Saved entries:
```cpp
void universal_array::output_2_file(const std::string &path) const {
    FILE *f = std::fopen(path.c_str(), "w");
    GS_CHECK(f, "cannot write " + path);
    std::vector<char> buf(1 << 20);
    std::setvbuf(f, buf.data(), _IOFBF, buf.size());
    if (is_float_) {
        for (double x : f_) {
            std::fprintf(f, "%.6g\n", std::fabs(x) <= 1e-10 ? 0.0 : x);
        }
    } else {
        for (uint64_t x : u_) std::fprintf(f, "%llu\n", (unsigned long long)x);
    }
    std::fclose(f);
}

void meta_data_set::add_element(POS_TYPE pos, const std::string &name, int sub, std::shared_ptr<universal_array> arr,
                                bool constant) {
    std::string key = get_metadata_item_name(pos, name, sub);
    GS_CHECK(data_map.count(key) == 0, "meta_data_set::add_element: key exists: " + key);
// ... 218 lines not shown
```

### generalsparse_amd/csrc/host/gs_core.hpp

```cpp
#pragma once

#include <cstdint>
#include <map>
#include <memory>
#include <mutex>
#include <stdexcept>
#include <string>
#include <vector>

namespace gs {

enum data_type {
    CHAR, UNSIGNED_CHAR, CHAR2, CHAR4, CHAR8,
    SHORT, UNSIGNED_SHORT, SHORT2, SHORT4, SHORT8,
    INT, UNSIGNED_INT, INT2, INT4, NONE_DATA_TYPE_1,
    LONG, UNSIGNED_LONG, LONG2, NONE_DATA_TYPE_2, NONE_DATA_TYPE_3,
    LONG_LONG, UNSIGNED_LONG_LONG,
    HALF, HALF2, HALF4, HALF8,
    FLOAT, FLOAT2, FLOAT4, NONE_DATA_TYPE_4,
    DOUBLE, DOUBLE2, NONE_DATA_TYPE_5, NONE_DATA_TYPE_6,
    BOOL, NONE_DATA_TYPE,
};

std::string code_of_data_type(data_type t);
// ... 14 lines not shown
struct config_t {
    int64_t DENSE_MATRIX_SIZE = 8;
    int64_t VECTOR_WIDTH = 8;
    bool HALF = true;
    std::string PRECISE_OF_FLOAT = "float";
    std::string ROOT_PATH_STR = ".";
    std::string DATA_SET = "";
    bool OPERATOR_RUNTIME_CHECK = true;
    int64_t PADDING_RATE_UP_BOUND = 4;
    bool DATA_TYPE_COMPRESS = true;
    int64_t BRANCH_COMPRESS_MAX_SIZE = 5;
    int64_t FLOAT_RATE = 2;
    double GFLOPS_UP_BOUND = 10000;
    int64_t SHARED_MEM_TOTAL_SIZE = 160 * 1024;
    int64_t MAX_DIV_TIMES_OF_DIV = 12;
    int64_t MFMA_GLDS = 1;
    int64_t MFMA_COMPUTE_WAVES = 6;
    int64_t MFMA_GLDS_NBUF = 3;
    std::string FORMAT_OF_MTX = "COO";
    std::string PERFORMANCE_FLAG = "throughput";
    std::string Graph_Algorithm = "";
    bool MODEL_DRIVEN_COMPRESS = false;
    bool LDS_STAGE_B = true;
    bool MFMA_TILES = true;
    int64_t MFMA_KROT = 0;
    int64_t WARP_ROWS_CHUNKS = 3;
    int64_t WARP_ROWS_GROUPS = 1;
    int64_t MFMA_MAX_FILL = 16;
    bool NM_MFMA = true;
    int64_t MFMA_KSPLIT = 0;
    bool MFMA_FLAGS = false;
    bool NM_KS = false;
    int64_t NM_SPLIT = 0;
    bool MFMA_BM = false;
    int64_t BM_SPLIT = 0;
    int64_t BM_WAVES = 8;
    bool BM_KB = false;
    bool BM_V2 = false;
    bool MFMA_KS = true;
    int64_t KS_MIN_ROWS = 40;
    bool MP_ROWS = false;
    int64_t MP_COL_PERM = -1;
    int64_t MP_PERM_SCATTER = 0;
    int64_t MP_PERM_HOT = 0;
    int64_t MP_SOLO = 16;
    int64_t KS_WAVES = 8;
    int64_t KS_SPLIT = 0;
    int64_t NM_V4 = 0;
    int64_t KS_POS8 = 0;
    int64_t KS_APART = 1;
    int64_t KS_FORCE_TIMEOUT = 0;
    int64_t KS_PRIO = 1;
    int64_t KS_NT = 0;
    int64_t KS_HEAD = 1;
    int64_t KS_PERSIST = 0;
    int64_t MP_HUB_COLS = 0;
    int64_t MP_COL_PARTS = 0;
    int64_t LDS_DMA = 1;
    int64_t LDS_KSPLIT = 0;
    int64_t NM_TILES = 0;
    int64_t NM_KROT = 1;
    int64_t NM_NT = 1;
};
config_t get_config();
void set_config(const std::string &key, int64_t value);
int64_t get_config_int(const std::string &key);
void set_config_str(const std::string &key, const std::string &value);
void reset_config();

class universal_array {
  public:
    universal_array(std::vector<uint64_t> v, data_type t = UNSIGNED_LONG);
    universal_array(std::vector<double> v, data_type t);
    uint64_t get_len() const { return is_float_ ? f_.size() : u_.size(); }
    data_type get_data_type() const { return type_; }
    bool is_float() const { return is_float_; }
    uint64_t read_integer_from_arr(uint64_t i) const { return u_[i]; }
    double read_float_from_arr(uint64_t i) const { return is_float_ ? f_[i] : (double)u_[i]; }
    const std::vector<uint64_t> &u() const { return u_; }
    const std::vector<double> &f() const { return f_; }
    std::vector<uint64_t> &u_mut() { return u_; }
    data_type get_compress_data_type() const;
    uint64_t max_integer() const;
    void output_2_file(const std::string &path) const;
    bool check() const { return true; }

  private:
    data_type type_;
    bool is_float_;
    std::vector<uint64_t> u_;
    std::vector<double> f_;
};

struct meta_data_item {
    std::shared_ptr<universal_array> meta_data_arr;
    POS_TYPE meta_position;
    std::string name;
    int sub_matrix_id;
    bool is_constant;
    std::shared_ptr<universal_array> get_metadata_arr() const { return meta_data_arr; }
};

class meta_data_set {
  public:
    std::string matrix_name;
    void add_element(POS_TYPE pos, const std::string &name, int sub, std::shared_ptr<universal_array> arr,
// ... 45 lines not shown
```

• **EXERCISE OBJECTIVE**:
Wherever the string "lines" appears in the entries above, list that line.

• **ANSWER TO THIS PROBLEM**:
// ... 218 lines not shown
// ... 14 lines not shown
// ... 45 lines not shown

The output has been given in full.